Content starts
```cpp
namespace {
constexpr int T2H = 2, T2W = 32;
constexpr int MR = 2 * T2H + 1, MC = 2 * T2W + 1;
constexpr int MPIX = MR * MC, NQ = (MPIX + 31) / 32;
constexpr int PRW = 4 * T2H + 3, PCW = 4 * T2W + 3;
constexpr int PLANE = PRW * PCW, NVAL = 3 * PLANE;
constexpr int NLD = (NVAL + 255) / 256;
constexpr int PS2 = 144, HALF = (MC + 1) / 2;
constexpr int MID_BYTES = MR * 2 * HALF * PS2;
constexpr int PATCH_BYTES = ((NVAL + 1) * 2 + 15) / 16 * 16;
constexpr int OFF_PATCH = MID_BYTES, OFF_BIAS = OFF_PATCH + PATCH_BYTES, LDS_BYTES = OFF_BIAS + 2 * 64 * 4;
constexpr int RD = 3, NFB = RD + 1;
}

template <typename E>
__global__ __launch_bounds__(256, 1) void stem_fused_kernel(const StemFusedParams p)
{
    extern __shared__ __attribute__((aligned(16))) char smem[];
    unsigned short *patch = reinterpret_cast<unsigned short *>(smem + OFF_PATCH);
    const int tid = threadIdx.x;
    if (p.clk && tid == 0) atomicMin(p.clk, wall_clock64());
    const int lds0 = (int)(size_t)(__attribute__((address_space(3))) char *)smem;
    const int wave = __builtin_amdgcn_readfirstlane(tid >> 6), lane = tid & 63, r = lane & 31, h = lane >> 5;
    const int H1 = p.H >> 1, W1 = p.W >> 1, H2 = p.H >> 2, W2 = p.W >> 2;
    const size_t img_elems = (size_t)3 * p.H * p.W, out_elems = (size_t)H2 * W2 * p.out_cs;
    constexpr unsigned OOB = 0x80000000u;

    const int row2 = wave >> 1, ct2 = wave & 1;
    u32x4 a1[2][2];
#pragma unroll
    for (int ct = 0; ct < 2; ++ct)
#pragma unroll
        for (int kk = 0; kk < 2; ++kk) a1[ct][kk] = reinterpret_cast<const u32x4 *>(p.w1)[((ct * 2 + kk) * 2 + h) * 32 + r];
    u32x4 w2r[36];
    {
        const auto rs_w = __builtin_amdgcn_make_buffer_rsrc(const_cast<bf16_raw *>(p.w2), 0, 9 * 8 * 64 * 16, 0x00020000);
        static_for<36>([&](auto fc) {
            constexpr int f = decltype(fc)::value, tap = f >> 2, kk = f & 3;
            w2r[f] = __builtin_bit_cast(u32x4, __builtin_amdgcn_raw_buffer_load_b128(rs_w, (((tap * 8 + kk * 2 + h) * 64) + ct2 * 32 + r) * 16, 0, 0));
        });
    }
    if (tid < 64) {
        reinterpret_cast<float *>(smem + OFF_BIAS)[tid] = p.b1[tid];
        reinterpret_cast<float *>(smem + OFF_BIAS)[64 + tid] = p.b2[tid];
    }
    if (tid == 0) patch[NVAL] = 0;
    auto bias_acc = [&](int off) {
        f32x16 b0;
#pragma unroll
        for (int q = 0; q < 4; ++q) {
            const float4 bv = *reinterpret_cast<const float4 *>(smem + OFF_BIAS + (off + 8 * q + 4 * h) * 4);
            b0[4 * q + 0] = bv.x; b0[4 * q + 1] = bv.y; b0[4 * q + 2] = bv.z; b0[4 * q + 3] = bv.w;
        }
        return b0;
    };

    const int tiles_x = (W2 + T2W - 1) / T2W, tiles_y = (H2 + T2H - 1) / T2H, ntiles = p.B * tiles_x * tiles_y;
    struct Geom { int b, oy0, ox0; };
    auto geom = [&](int t) {
        const int tx = t % tiles_x, ty = (t / tiles_x) % tiles_y;
        return Geom{t / (tiles_x * tiles_y), ty * T2H, tx * T2W};
    };
    float pv[NLD];
    auto patch_load = [&](int t) {
        const bool on = t < ntiles;
        const Geom g = geom(on ? t : 0);
        const auto rs_img = __builtin_amdgcn_make_buffer_rsrc(const_cast<float *>(p.images + (size_t)g.b * img_elems), 0, (int)(img_elems * 4), 0x00020000);
        const int iy0 = 4 * g.oy0 - 3, ix0 = 4 * g.ox0 - 3;
#pragma unroll
        for (int it = 0; it < NLD; ++it) {
            const int i = tid + 256 * it;
            const int c = i / PLANE, rem = i - c * PLANE, py = rem / PCW, px = rem - py * PCW;
            const int iy = iy0 + py, ix = ix0 + px;
            const bool ok = on & (i < NVAL) & ((unsigned)iy < (unsigned)p.H) & ((unsigned)ix < (unsigned)p.W);
            const unsigned voff = ok ? (unsigned)(((c * p.H + iy) * p.W + ix) * 4) : OOB;
            pv[it] = __builtin_bit_cast(float, __builtin_amdgcn_raw_buffer_load_b32(rs_img, (int)voff, 0, 0));
        }
    };
    auto patch_write = [&]() {
#pragma unroll
        for (int it = 0; it < NLD; ++it) {
            const int i = tid + 256 * it;
            if (it + 1 < NLD || i < NVAL) patch[i] = E::cvt(pv[it]);
        }
    };
    int off[2][8];
#pragma unroll
    for (int kk = 0; kk < 2; ++kk)
#pragma unroll
        for (int j = 0; j < 8; ++j) {
            const int t = kk * 16 + 8 * h + j;
            off[kk][j] = t < 27 ? (t / 9) * PLANE + ((t % 9) / 3) * PCW + (t % 3) : -1;
        }

    int t = blockIdx.x;
    patch_load(t);
    patch_write();
    __syncthreads();

    for (; t < ntiles; t += gridDim.x) {
        const Geom g = geom(t);
        patch_load(t + (int)gridDim.x);

        constexpr int NQW = (NQ + 3) / 4;
        u32x4 bf[NQW][2];
#pragma unroll
        for (int qi = 0; qi < NQW; ++qi) {
            const int q = wave + 4 * qi;
            const int m = q * 32 + r, mc = m < MPIX ? m : MPIX - 1;
            const int my = mc / MC, mx = mc - my * MC;
            const int base = (2 * my) * PCW + 2 * mx;
#pragma unroll
            for (int kk = 0; kk < 2; ++kk) {
                unsigned short v[8];
#pragma unroll
                for (int j = 0; j < 8; ++j) v[j] = patch[off[kk][j] >= 0 ? base + off[kk][j] : NVAL];
                bf[qi][kk] = u32x4{(unsigned)v[0] | ((unsigned)v[1] << 16), (unsigned)v[2] | ((unsigned)v[3] << 16),
                                   (unsigned)v[4] | ((unsigned)v[5] << 16), (unsigned)v[6] | ((unsigned)v[7] << 16)};
            }
        }
        const f32x16 bias1[2] = {bias_acc(0), bias_acc(32)};
#pragma unroll
        for (int qi = 0; qi < NQW; ++qi) {
            const int q = wave + 4 * qi;
            if (q >= NQ) break;
            const int m = q * 32 + r, mc = m < MPIX ? m : MPIX - 1;
            const int my = mc / MC, mx = mc - my * MC;
            const int gy = 2 * g.oy0 - 1 + my, gx = 2 * g.ox0 - 1 + mx;
            const bool inside = ((unsigned)gy < (unsigned)H1) & ((unsigned)gx < (unsigned)W1);
            char *dst = smem + ((my * 2 + (mx & 1)) * HALF + (mx >> 1)) * PS2 + h * 16;
#pragma unroll
            for (int ct = 0; ct < 2; ++ct) {
                f32x16 acc = bias1[ct];
#pragma unroll
                for (int kk = 0; kk < 2; ++kk)
                    acc = E::mfma(a1[ct][kk], bf[qi][kk], acc);
                u32x4 o[2];
                pack_rows16<E>(acc, o);
                if (m < MPIX) {
                    *reinterpret_cast<u32x4 *>(dst + ct * 64) = inside ? o[0] : u32x4{0u, 0u, 0u, 0u};
                    *reinterpret_cast<u32x4 *>(dst + ct * 64 + 32) = inside ? o[1] : u32x4{0u, 0u, 0u, 0u};
                }
            }
        }
        __syncthreads();

        patch_write();

        {
            f32x16 acc = bias_acc(64 + ct2 * 32);
            const int ma = lds0 + (row2 * 4 * HALF + r) * PS2 + h * 16;
            u32x4 fb[NFB];
            auto ldb = [&](auto sc, int buf) {
                constexpr int s = decltype(sc)::value, tap = s >> 2, kk = s & 3, ky = tap / 3, kx = tap % 3;
                fb[buf] = lds_read_async<((ky * 2 + (kx & 1)) * HALF + (kx >> 1)) * PS2 + kk * 32>(ma);
            };
            static_for<RD>([&](auto sc) { ldb(sc, decltype(sc)::value); });
            static_for<36>([&](auto sc) {
                constexpr int s = decltype(sc)::value;
                if constexpr (s + RD < 36) ldb(std::integral_constant<int, s + RD>{}, (s + RD) % NFB);
                lds_wait<(35 - s < RD ? 35 - s : RD)>(fb[s % NFB]);
                acc = E::mfma(w2r[s], fb[s % NFB], acc);
            });
            u32x4 o[2];
            pack_rows16<E>(acc, o);
            const int oy = g.oy0 + row2, ox = g.ox0 + r;
            const bool ok = (oy < H2) & (ox < W2);
            const auto rs_out = __builtin_amdgcn_make_buffer_rsrc(p.out + (size_t)g.b * out_elems, 0, (int)(out_elems * 2), 0x00020000);
            const unsigned voff = ok ? (unsigned)(((oy * W2 + ox) * p.out_cs + ct2 * 32 + 8 * h) * 2) : OOB;
            __builtin_amdgcn_raw_buffer_store_b128(o[0], rs_out, (int)voff, 0, 0);
            __builtin_amdgcn_raw_buffer_store_b128(o[1], rs_out, (int)voff, 32, 0);
        }
        __syncthreads();
    }
    if (p.clk && tid == 0) atomicMax(p.clk + 1, wall_clock64());
}

hipError_t stem_fused_init()
{
    const hipError_t e = hipFuncSetAttribute(reinterpret_cast<const void *>(stem_fused_kernel<ElemBF16>), hipFuncAttributeMaxDynamicSharedMemorySize, LDS_BYTES);
    if (e != hipSuccess) return e;
    return hipFuncSetAttribute(reinterpret_cast<const void *>(stem_fused_kernel<ElemF16>), hipFuncAttributeMaxDynamicSharedMemorySize, LDS_BYTES);
}

bool stem_fused_supported(const StemFusedParams &p)
{
    return p.H % 4 == 0 && p.W % 4 == 0 && (size_t)3 * p.H * p.W * 4 < 0x7fffffffull && (size_t)(p.H / 4) * (p.W / 4) * p.out_cs * 2 < 0x7fffffffull;
}

hipError_t stem_fused_launch(const StemFusedParams &p, int num_cus, hipStream_t s, int act_dtype)
{
    if (act_dtype != 0 && act_dtype != 1) return hipErrorInvalidValue;
    const int H2 = p.H >> 2, W2 = p.W >> 2;
    const int ntiles = p.B * ((H2 + T2H - 1) / T2H) * ((W2 + T2W - 1) / T2W);
    const int grid = ntiles < num_cus ? ntiles : num_cus;
    if (act_dtype) HH_LAUNCH(stem_fused_kernel<ElemF16>, dim3(grid), dim3(256), LDS_BYTES, s, p);
    else HH_LAUNCH(stem_fused_kernel<ElemBF16>, dim3(grid), dim3(256), LDS_BYTES, s, p);
    return hipGetLastError();
}
```

Before: 7079 images/sec.

## Warp-specialize fused stem into producer and consumer waves with double-buffered LDS

Rewrites the fused stem conv kernel to use 512 threads. Four producer waves stage the image patch with 128-bit loads and compute the first stride-2 conv into a double-buffered mid tile, while four consumer waves run the second conv on the previous tile. This overlaps global loads, the first conv and the second conv across tiles instead of serialising them with block-wide barriers. It also adds a debug entry point and optional timestamp probes. The cost is double the LDS footprint and a one-tile pipeline skew, and the stem is only a small part of the whole network.

```diff
diff --git a/include/hhrnet.h b/include/hhrnet.h
--- a/include/hhrnet.h
+++ b/include/hhrnet.h
@@ -61,6 +61,8 @@
 int hh_debug_bb_compare(int B, int H, int W, int iters, float *max_diff, float *ms_classic, float *ms_pc);
 
 int hh_debug_bb_cover(int B, int H, int W, int tall, int num_cus, int64_t counts[4]);
+
+int hh_debug_stem_fused(hh_net *net, const float *images, int B, int H, int W, void *out16, void *stream);
 
 int hh_set_taps(hh_net *net, int enable);
 int hh_num_taps(const hh_net *net);
diff --git a/pytorch-human-pose_amd/csrc/capi.cpp b/pytorch-human-pose_amd/csrc/capi.cpp
--- a/pytorch-human-pose_amd/csrc/capi.cpp
+++ b/pytorch-human-pose_amd/csrc/capi.cpp
@@ -171,6 +171,26 @@
     std::string why;
     if (net->check_plan(&why)) { hh_set_error("schedule hazard: " + why); return 1; }
     return 0;
+}
+
+int hh_debug_stem_fused(hh_net *net, const float *images, int B, int H, int W, void *out16, void *stream)
+{
+    if (!net->finalized) { hh_set_error("hh_debug_stem_fused: call hh_finalize first"); return 1; }
+    if (!images || !out16 || B <= 0 || H <= 0 || W <= 0) { hh_set_error("hh_debug_stem_fused: null buffer or empty shape"); return 1; }
+    for (const Op &op : net->ops) {
+        if (op.kind != OP_STEM || op.layer2 < 0) continue;
+        const ConvLayer &l = net->layers[op.layer], &l2 = net->layers[op.layer2];
+        StemFusedParams q{};
+        q.images = images; q.w1 = l.d_w; q.b1 = l.d_bias; q.w2 = l2.d_w; q.b2 = l2.d_bias;
+        q.out = (bf16_raw *)out16; q.out_cs = 64;
+        q.B = B; q.H = H; q.W = W;
+        if (!stem_fused_supported(q)) { hh_set_error("hh_debug_stem_fused: H, W must be multiples of 4 and an image below 2 GB"); return 1; }
+        if (net->sw.poison_lds) HH_CHECK_HIP(launch_lds_poison(net->num_cus, (hipStream_t)stream));
+        HH_CHECK_HIP(stem_fused_launch(q, net->num_cus, (hipStream_t)stream, net->act()));
+        return 0;
+    }
+    hh_set_error("hh_debug_stem_fused: the handle's plan has no fused stem (HH_NO_STEM_FUSED, or an fp8 handle)");
+    return 1;
 }
 
 int hh_profile_enable(hh_net *net, int enable) { net->prof_enabled = enable != 0; net->prof_clk = enable == 2; net->prof_used = 0; return 0; }
diff --git a/pytorch-human-pose_amd/csrc/kernels.h b/pytorch-human-pose_amd/csrc/kernels.h
--- a/pytorch-human-pose_amd/csrc/kernels.h
+++ b/pytorch-human-pose_amd/csrc/kernels.h
@@ -231,6 +231,23 @@
     unsigned long long *clk;
 };
 #define HH_CFG_STEM_FUSED 106
+constexpr int STEM_T2H = 2, STEM_T2W = 32;
+constexpr int STEM_PROWS = 4 * STEM_T2H + 3;
+constexpr int STEM_PVEC = (4 * STEM_T2W + 4 + 4) / 4;
+constexpr int STEM_PRS = 4 * STEM_PVEC;
+constexpr int STEM_STAGE_THREADS = 256, STEM_ROUND_ROWS = STEM_STAGE_THREADS / STEM_PVEC;
+constexpr int STEM_ROUNDS = (3 * STEM_PROWS + STEM_ROUND_ROWS - 1) / STEM_ROUND_ROWS;
+struct StemUnit { int c, py, v; bool act; };
+__host__ __device__ inline StemUnit stem_unit(int tid, int round)
+{
+    const int rr = tid / STEM_PVEC, row = STEM_ROUND_ROWS * round + rr, c = row / STEM_PROWS;
+    return StemUnit{c, row - c * STEM_PROWS, tid - rr * STEM_PVEC, rr < STEM_ROUND_ROWS && row < 3 * STEM_PROWS};
+}
+__host__ __device__ inline int stem_unit_goff(const StemUnit &u, int H, int W) { return (u.c * H + u.py) * W + 4 * u.v; }
+__host__ __device__ inline int stem_tile_origin(int oy0, int ox0, int W) { return (4 * oy0 - 3) * W + 4 * ox0 - 4; }
+__host__ __device__ inline int stem_unit_slot(const StemUnit &u) { return (u.c * STEM_PROWS + u.py) * STEM_PRS + 4 * u.v; }
+__host__ __device__ inline bool stem_unit_row_ok(int py, int oy0, int H) { return (unsigned)(4 * oy0 - 3 + py) < (unsigned)H; }
+__host__ __device__ inline bool stem_unit_col_ok(int v, int ox0, int W) { return (unsigned)(4 * ox0 - 4 + 4 * v) < (unsigned)W; }
 hipError_t stem_fused_init();
 bool stem_fused_supported(const StemFusedParams &p);
 hipError_t stem_fused_launch(const StemFusedParams &p, int num_cus, hipStream_t s, int act_dtype = 0);
diff --git a/pytorch-human-pose_amd/csrc/stem_fused.hip b/pytorch-human-pose_amd/csrc/stem_fused.hip
--- a/pytorch-human-pose_amd/csrc/stem_fused.hip
+++ b/pytorch-human-pose_amd/csrc/stem_fused.hip
@@ -1,51 +1,58 @@
 #include "mfma_dev.h"
 
 namespace {
-constexpr int T2H = 2, T2W = 32;
+constexpr int T2H = STEM_T2H, T2W = STEM_T2W;
 constexpr int MR = 2 * T2H + 1, MC = 2 * T2W + 1;
 constexpr int MPIX = MR * MC, NQ = (MPIX + 31) / 32;
-constexpr int PRW = 4 * T2H + 3, PCW = 4 * T2W + 3;
-constexpr int PLANE = PRW * PCW, NVAL = 3 * PLANE;
-constexpr int NLD = (NVAL + 255) / 256;
+constexpr int NQW = (NQ + 3) / 4;
+constexpr int PRS = STEM_PRS, PLANE = STEM_PROWS * PRS, NVAL = 3 * PLANE;
+constexpr int GBASE_MAX = 2 * (MR - 1) * PRS + 2 * (MC - 1) + 1, NZPAD = (GBASE_MAX + 1 + 7) / 8 * 8;
+constexpr int NROUND = STEM_ROUNDS, ROUND_BYTES = STEM_ROUND_ROWS * PRS * 2;
 constexpr int PS2 = 144, HALF = (MC + 1) / 2;
 constexpr int MID_BYTES = MR * 2 * HALF * PS2;
-constexpr int PATCH_BYTES = ((NVAL + 1) * 2 + 15) / 16 * 16;
-constexpr int OFF_PATCH = MID_BYTES, OFF_BIAS = OFF_PATCH + PATCH_BYTES, LDS_BYTES = OFF_BIAS + 2 * 64 * 4;
+constexpr int PATCH_BYTES = (NVAL + NZPAD) * 2;
+constexpr int OFF_PATCH = 2 * MID_BYTES, OFF_BIAS = OFF_PATCH + 2 * PATCH_BYTES, OFF_TRASH = OFF_BIAS + 2 * 64 * 4;
+constexpr int LDS_BYTES = OFF_TRASH + 32 * PS2;
+constexpr int NTHR = 512;
 constexpr int RD = 3, NFB = RD + 1;
-}
+static_assert(MID_BYTES % 16 == 0 && PATCH_BYTES % 16 == 0 && (NVAL * 2) % 16 == 0 && NZPAD % 8 == 0, "16-byte LDS units");
+static_assert(STEM_STAGE_THREADS == NTHR / 2 && NROUND * STEM_ROUND_ROWS >= 3 * STEM_PROWS, "the producers stage the whole patch");
+static_assert(LDS_BYTES <= 160 * 1024, "LDS");
+}
+
+#ifdef HH_STAMP
+__device__ unsigned long long g_stem_stamps[72];
+#define PSTAMP(i) do { if (blockIdx.x == 0 && it == 2 && lane == 0) g_stem_stamps[wave * 8 + (i)] = __builtin_amdgcn_s_memtime(); } while (0)
+extern "C" int hh_debug_stem_stamps(unsigned long long *out) { return (int)hipMemcpyFromSymbol(out, HIP_SYMBOL(g_stem_stamps), sizeof(g_stem_stamps)); }
+#else
+#define PSTAMP(i)
+#endif
 
 template <typename E>
-__global__ __launch_bounds__(256, 1) void stem_fused_kernel(const StemFusedParams p)
+__global__ __launch_bounds__(NTHR, 1) void stem_fused_kernel(const StemFusedParams p)
 {
     extern __shared__ __attribute__((aligned(16))) char smem[];
-    unsigned short *patch = reinterpret_cast<unsigned short *>(smem + OFF_PATCH);
     const int tid = threadIdx.x;
     if (p.clk && tid == 0) atomicMin(p.clk, wall_clock64());
+#ifdef HH_STAMP
+    if (blockIdx.x == 0 && tid == 0) { g_stem_stamps[64] = __builtin_amdgcn_s_memtime(); g_stem_stamps[65] = __builtin_amdgcn_s_memrealtime(); }
+#endif
     const int lds0 = (int)(size_t)(__attribute__((address_space(3))) char *)smem;
     const int wave = __builtin_amdgcn_readfirstlane(tid >> 6), lane = tid & 63, r = lane & 31, h = lane >> 5;
+    const bool producer = wave < 4;
+    const int wj = wave & 3;
     const int H1 = p.H >> 1, W1 = p.W >> 1, H2 = p.H >> 2, W2 = p.W >> 2;
     const size_t img_elems = (size_t)3 * p.H * p.W, out_elems = (size_t)H2 * W2 * p.out_cs;
     constexpr unsigned OOB = 0x80000000u;
 
-    const int row2 = wave >> 1, ct2 = wave & 1;
-    u32x4 a1[2][2];
-#pragma unroll
-    for (int ct = 0; ct < 2; ++ct)
-#pragma unroll
-        for (int kk = 0; kk < 2; ++kk) a1[ct][kk] = reinterpret_cast<const u32x4 *>(p.w1)[((ct * 2 + kk) * 2 + h) * 32 + r];
-    u32x4 w2r[36];
-    {
-        const auto rs_w = __builtin_amdgcn_make_buffer_rsrc(const_cast<bf16_raw *>(p.w2), 0, 9 * 8 * 64 * 16, 0x00020000);
-        static_for<36>([&](auto fc) {
-            constexpr int f = decltype(fc)::value, tap = f >> 2, kk = f & 3;
-            w2r[f] = __builtin_bit_cast(u32x4, __builtin_amdgcn_raw_buffer_load_b128(rs_w, (((tap * 8 + kk * 2 + h) * 64) + ct2 * 32 + r) * 16, 0, 0));
-        });
-    }
     if (tid < 64) {
         reinterpret_cast<float *>(smem + OFF_BIAS)[tid] = p.b1[tid];
         reinterpret_cast<float *>(smem + OFF_BIAS)[64 + tid] = p.b2[tid];
     }
-    if (tid == 0) patch[NVAL] = 0;
+    if (tid >= 64 && tid < 64 + 2 * (NZPAD / 8)) {
+        const int z = tid - 64, buf = z / (NZPAD / 8), k = z - buf * (NZPAD / 8);
+        *reinterpret_cast<u32x4 *>(smem + OFF_PATCH + buf * PATCH_BYTES + NVAL * 2 + k * 16) = u32x4{0u, 0u, 0u, 0u};
+    }
     auto bias_acc = [&](int off) {
         f32x16 b0;
 #pragma unroll
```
Content ends
_Directions_
Every line in the entries above that has the word "NTHR" should be identified and copied.

_Worked solution_
+constexpr int NTHR = 512;
+static_assert(STEM_STAGE_THREADS == NTHR / 2 && NROUND * STEM_ROUND_ROWS >= 3 * STEM_PROWS, "the producers stage the whole patch");
+__global__ __launch_bounds__(NTHR, 1) void stem_fused_kernel(const StemFusedParams p)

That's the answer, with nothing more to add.